顧妄棲將她冰冷的手牢牢握在掌心裡,「走。」
孟知微一愣,「去哪?」
顧妄棲唇角勾起出一抹邪肆的弧度,「買開心。」
被拉出轎車的孟知微愣怔地跟在顧妄棲的身側。
這一幕,何其相似。
曾幾何時,她不開心時,池譽也是這般拉著她出門,說要帶她去尋開心。
相似的地方實在太多了,孟知微無法不往那個荒誕的念頭去想。
出意外醒來後的顧妄棲還是顧妄棲嗎?
*
步行街的燈光一盞盞亮起來的時候,孟知微的手裡已經拿滿了東西。
左手是一串糖葫蘆,紅彤彤的山楂裹著晶瑩的糖衣,在夜色里泛著誘人的光。
右手是一杯熱乎乎的芋泥啵啵奶茶,杯壁上凝著細密的水珠,偶爾低頭吸一口,芋泥的香甜就在唇齒間化開。
手腕上還掛著三四個袋子,裡面裝著剛買的衣服,有她的,也有顧妄棲的。
顧妄棲走在她右邊,手裡也沒空著。
一袋烤串還冒著熱氣,孜然的香味和辣椒的辛香糾纏在一起,隨風飄散在夏日的夜風裡。
另一隻手提著一隻巨大的毛絨熊,棕色的絨毛軟乎乎的,脖子上繫著一個小小的蝴蝶結,是剛剛在遊戲廳里花了兩百個幣才夾上來的。
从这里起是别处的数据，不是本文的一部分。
# YuvalNirkin/hyperseg

Measured on AMD Instinct MI355X. Metric: frames/sec @ bs=1 HyperSeg-M 1024x512, higher is better.
Workload: dtype f32 storage and accumulation; level-4 inverted residual products as 3-term f16 splits (f32-class: 1.3e-7 of sum|a||b|; exact_f32 beside it)

## Files before the change

### hyperseg_amd/_hip.py

```python
import ctypes as C
import os

import torch

_LIB_PATH = os.environ.get('HS_HIP_LIB') or os.path.join(os.path.dirname(os.path.abspath(__file__)), 'lib',
                                                         'libhyperseg_hip.so')

ACT_NONE, ACT_RELU, ACT_RELU6, ACT_SWISH = 0, 1, 2, 3
PAD_MODES = {'zeros': 0, 'reflect': 1, 'replicate': 2, 'circular': 3}
PREV_NONE, PREV_SAME, PREV_BILINEAR = 0, 1, 2

_STATUS = {-1: 'bad argument', -2: 'feature map does not tile into the weight grid (H % fh or W % fw != 0)',
           -3: 'unsupported shape', -4: 'tile does not fit the LDS'}


class HipLibraryError(RuntimeError):
    pass


class StageInputC(C.Structure):
    _fields_ = [('skip', C.c_void_p), ('prev', C.c_void_p),
                ('batch', C.c_int32), ('H', C.c_int32), ('W', C.c_int32),
                ('c_skip', C.c_int32), ('c_prev', C.c_int32),
                ('Hp', C.c_int32), ('Wp', C.c_int32),
# ... 130 lines not shown
        'hs_mbconv_expand_dw_se_fwd': ([vp, i32, i32, i32, i32, vp, i32, vp, vp, vp, i32, i32, i32, i32, i32, i32, vp, vp, vp, C.POINTER(SeTailC), vp], C.c_int),
        'hs_se_tail_workspace': ([i32, i32, i32, i32, i64], C.c_int64),
        'hs_se_tail_tails': ([i32, i32, i32, i64], C.c_int),
        'hs_mbconv_se_workgroups': ([i32, i32, i32, i32, i32, i32], C.c_int64),
        'hs_stem_conv_fwd': ([vp, i32, i32, i32, i32, vp, i32, i32, i32, i32, i32, vp, vp, vp, vp], C.c_int),
        'hs_mbconv_tiles': ([i32, i32, i32, i32], C.c_int),
        'hs_stem_dw_fwd': ([vp, i32, i32, i32, vp, i32, vp, vp, i32, i32, i32, i32, vp, i32, i32, i32, vp, vp, vp, vp, vp], C.c_int),
        'hs_image_ingest_fwd': ([vp, i32, i32, i32, i32, i32, vp, vp, vp], C.c_int),
        'hs_stem_dw_u8_fwd': ([vp, i32, vp, i32, i32, i32, vp, i32, vp, vp, i32, i32, i32, i32, vp, i32, i32, i32, vp, vp, vp, vp, vp], C.c_int),
        'hs_overlay_fwd': ([vp, vp, i32, i32, i32, i32, vp, i32, i32, vp, vp], C.c_int),
        'hs_upsample_overlay_fwd': ([vp, i32, i32, i32, i32, i32, i32, vp, i32, vp, i32, i32, vp, vp, vp], C.c_int),
        'hs_mbconv_expand_dw_fwd': ([vp, i32, i32, i32, i32, vp, i32, vp, vp, vp, i32, i32, i32, i32, i32, i32, vp, vp, vp, vp, vp], C.c_int),
        'hs_se_gate_fwd': ([vp, i32, i32, i32, C.c_float, vp, vp, i32, vp, vp, vp, vp, vp, i32, vp, vp, vp], C.c_int),
        'hs_gemm_split_kp': ([i32], C.c_int),
        'hs_gemm_split_fwd': ([vp, vp, vp, vp, vp, i32, vp, vp, i32, i32, i32, i32, i32, vp], C.c_int),
        'hs_gemm_split_conv2x2_fwd': ([vp, vp, vp, vp, i32, vp, vp, i32, i32, i32, i32, i32, i32, vp], C.c_int),
        'hs_gemm_split_up2_fwd': ([vp, vp, vp, vp, i32, vp, i32, i32, i32, i32, i32, i32, vp], C.c_int),
        'hs_pooled_shift_fwd': ([vp, i32, C.c_float, vp, vp, vp, i32, i32, vp], C.c_int),
    }
    for name, (argtypes, restype) in sig.items():
        fn = getattr(lib, name)
        fn.argtypes, fn.restype = argtypes, restype
    if lib.hs_version() != 1:
        raise HipLibraryError(f'ABI mismatch: library reports version {lib.hs_version()}, binding expects 1')
    return lib


lib = _load()
EXPORTS = ['hs_version', 'hs_build_info', 'hs_signal2weights_fwd', 'hs_signal2weights_multi_fwd', 'hs_s2w_pack_floats', 'hs_s2w_pack_fwd', 'hs_bank_pack_fwd', 'hs_bn_fold_fwd',
           'hs_patch_conv_fwd', 'hs_patch_conv_s2w_fwd', 'hs_k1_chain_workspace', 'hs_k1_chain_fwd', 'hs_decoder_chain_workspace', 'hs_decoder_chain_fwd', 'hs_meta_conv_fwd', 'hs_meta_conv_bwd', 'hs_patch_conv_gen_fwd', 'hs_patch_ir_fwd', 'hs_patch_ir_v0_fwd', 'hs_patch_ir_v0_ws_fwd', 'hs_patch_ir_v0_workspace', 'hs_patch_ir_route', 'hs_ir_tile_map', 'hs_upsample_bilinear_fwd', 'hs_upsample_argmax_fwd',
           'hs_stage_input_fwd', 'hs_depthwise_conv_fwd', 'hs_depthwise_pool_blocks', 'hs_stem_conv_fwd', 'hs_stem_dw_fwd', 'hs_mbconv_tiles', 'hs_mbconv_expand_dw_fwd', 'hs_se_gate_fwd', 'hs_depthwise_conv_se_fwd', 'hs_mbconv_expand_dw_se_fwd', 'hs_se_tail_workspace', 'hs_se_tail_tails', 'hs_mbconv_se_workgroups', 'hs_pointwise_conv_fwd', 'hs_affine_act_fwd', 'hs_gemm_split_kp', 'hs_gemm_split_fwd', 'hs_gemm_split_conv2x2_fwd', 'hs_gemm_split_up2_fwd', 'hs_pooled_shift_fwd', 'hs_patch_conv_bwd_input',
           'hs_patch_conv_bwd_weight', 'hs_halo_tiles_fwd', 'hs_halo_tiles_bwd', 'hs_tile_interior_fwd', 'hs_tile_interior_bwd', 'hs_dw_tiles_fwd', 'hs_dw_tiles_bwd_in', 'hs_dw_tiles_bwd_w',
           'hs_s2w_train_fwd', 'hs_s2w_train_workspace', 'hs_s2w_train_bwd', 'hs_cross_entropy_fwd', 'hs_cross_entropy_bwd', 'hs_cross_entropy_typed_fwd', 'hs_cross_entropy_typed_bwd', 'hs_bootstrapped_ce_fwd', 'hs_bootstrapped_ce_bwd', 'hs_bootstrap_mean_workspace', 'hs_bootstrap_mean_fwd', 'hs_bootstrap_mean_bwd', 'hs_bootstrap_mean_batched_fwd', 'hs_bootstrap_mean_batched_bwd', 'hs_bn_train_workspace', 'hs_bn_train_stats_fwd', 'hs_dw_tiles_bn_fwd', 'hs_dw_tiles_bn_bwd_w', 'hs_patch_conv_bn_fwd', 'hs_patch_conv_bn_bwd_w', 'hs_adam_blocks', 'hs_adam_step', 'hs_bootstrap_mean_of_batch_fwd', 'hs_bootstrap_mean_of_batch_bwd', 'hs_upsample_bilinear_bwd', 'hs_upsample_bilinear_typed_bwd', 'hs_upsample_bilinear_bf16_fwd', 'hs_stage_input_typed_fwd', 'hs_bank_unpack_fwd', 'hs_bn_act_train_fwd',
           'hs_bn_act_train_bwd', 'hs_dw_tiles_bn_bwd_in_partials', 'hs_dw_tiles_bn_bwd_in', 'hs_bn_act_train_bwd_apply', 'hs_patch_conv_plain_fwd', 'hs_patch_conv_plain_bwd_in', 'hs_patch_conv_plain_bwd_w',
           'hs_upsample_bilinear_f16_fwd', 'hs_adam_step_amp', 'hs_eval_max_classes', 'hs_upsample_confusion_fwd', 'hs_confusion_fwd',
           'hs_image_ingest_fwd', 'hs_stem_dw_u8_fwd', 'hs_overlay_fwd', 'hs_upsample_overlay_fwd']


def check(status, what):
    if status == 0:
        return
    if status < 0:
        raise HipLibraryError(f'{what}: {_STATUS.get(status, status)}')
    raise HipLibraryError(f'{what}: HIP launch failed with hipError_t {status}')


# ... 35 lines not shown
```

### hyperseg_amd/csrc/hs_gemm_split.hip

```cpp
#include "hs_common.h"
#include <type_traits>

namespace hs {

using half8 = __attribute__((ext_vector_type(8))) _Float16;
using gs_f32x4 = __attribute__((ext_vector_type(4))) float;
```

「還吃得下嗎?」顧妄棲側頭看她,唇角微揚,眼睛裡映著街邊店鋪暖黃色的燈光。
孟知微嚼著糖葫蘆,含糊不清地點頭。
山楂的酸和糖衣的甜在嘴裡打架,她眯了眯眼,腮幫子鼓鼓的,像只偷吃了堅果的松鼠。
顧妄棲看著她這副模樣,忍不住彎了彎唇。
他把手裡的烤串遞過去,「那再來兩串羊肉串?」
孟知微眼睛一亮,毫不客氣地伸手拿了一串。
羊肉烤得外焦里嫩,撒了孜然和辣椒麵,咬下去的瞬間,油脂的香氣在口腔里炸開。
她滿足地嘆了口氣,連鼻尖上都沾了一點孜然粉,在燈光下像一顆小小的痣。
他們在這條步行街上逛了快四個小時。
從傍晚六點走到晚上十點,從街頭吃到街尾,從一樓逛到五樓。
從吃的到穿最後到玩的。
幾乎整個商場,他們都逛了個遍。
步行街的人漸漸少了,店鋪的燈光一盞盞暗下去。
他們坐在廣場邊緣的花壇台階上,初秋夜裡的風裹著糖炒栗子和烤紅薯的香氣,吹在臉上涼絲絲的。
孟知微把最後一口奶茶喝完,吸管發出咕嚕咕嚕的空響聲,她心滿意足地嘆了口氣,靠在顧妄棲的肩膀上,懷裡抱著那隻大熊,腿上還堆著好幾個購物袋。
顧妄棲側頭看她。
燈光從她的側臉灑下來,睫毛在眼下落了一片小小的扇形陰影,鼻尖上還有孜然粉的痕跡。
她的臉因為走了一晚上而微微泛紅,額前的碎發被風吹得有點亂,整個人看起來又狼狽又漂亮。
「有沒有開心點?」他忽然問。
聲音不大,被夜風吹得有點散,但孟知微聽得清清楚楚。
她沒有立刻回答。
廣場上的音樂噴泉早就停了,遠處的摩天輪還在緩緩轉動,燈光在夜幕中畫出緩慢而溫柔的圓弧。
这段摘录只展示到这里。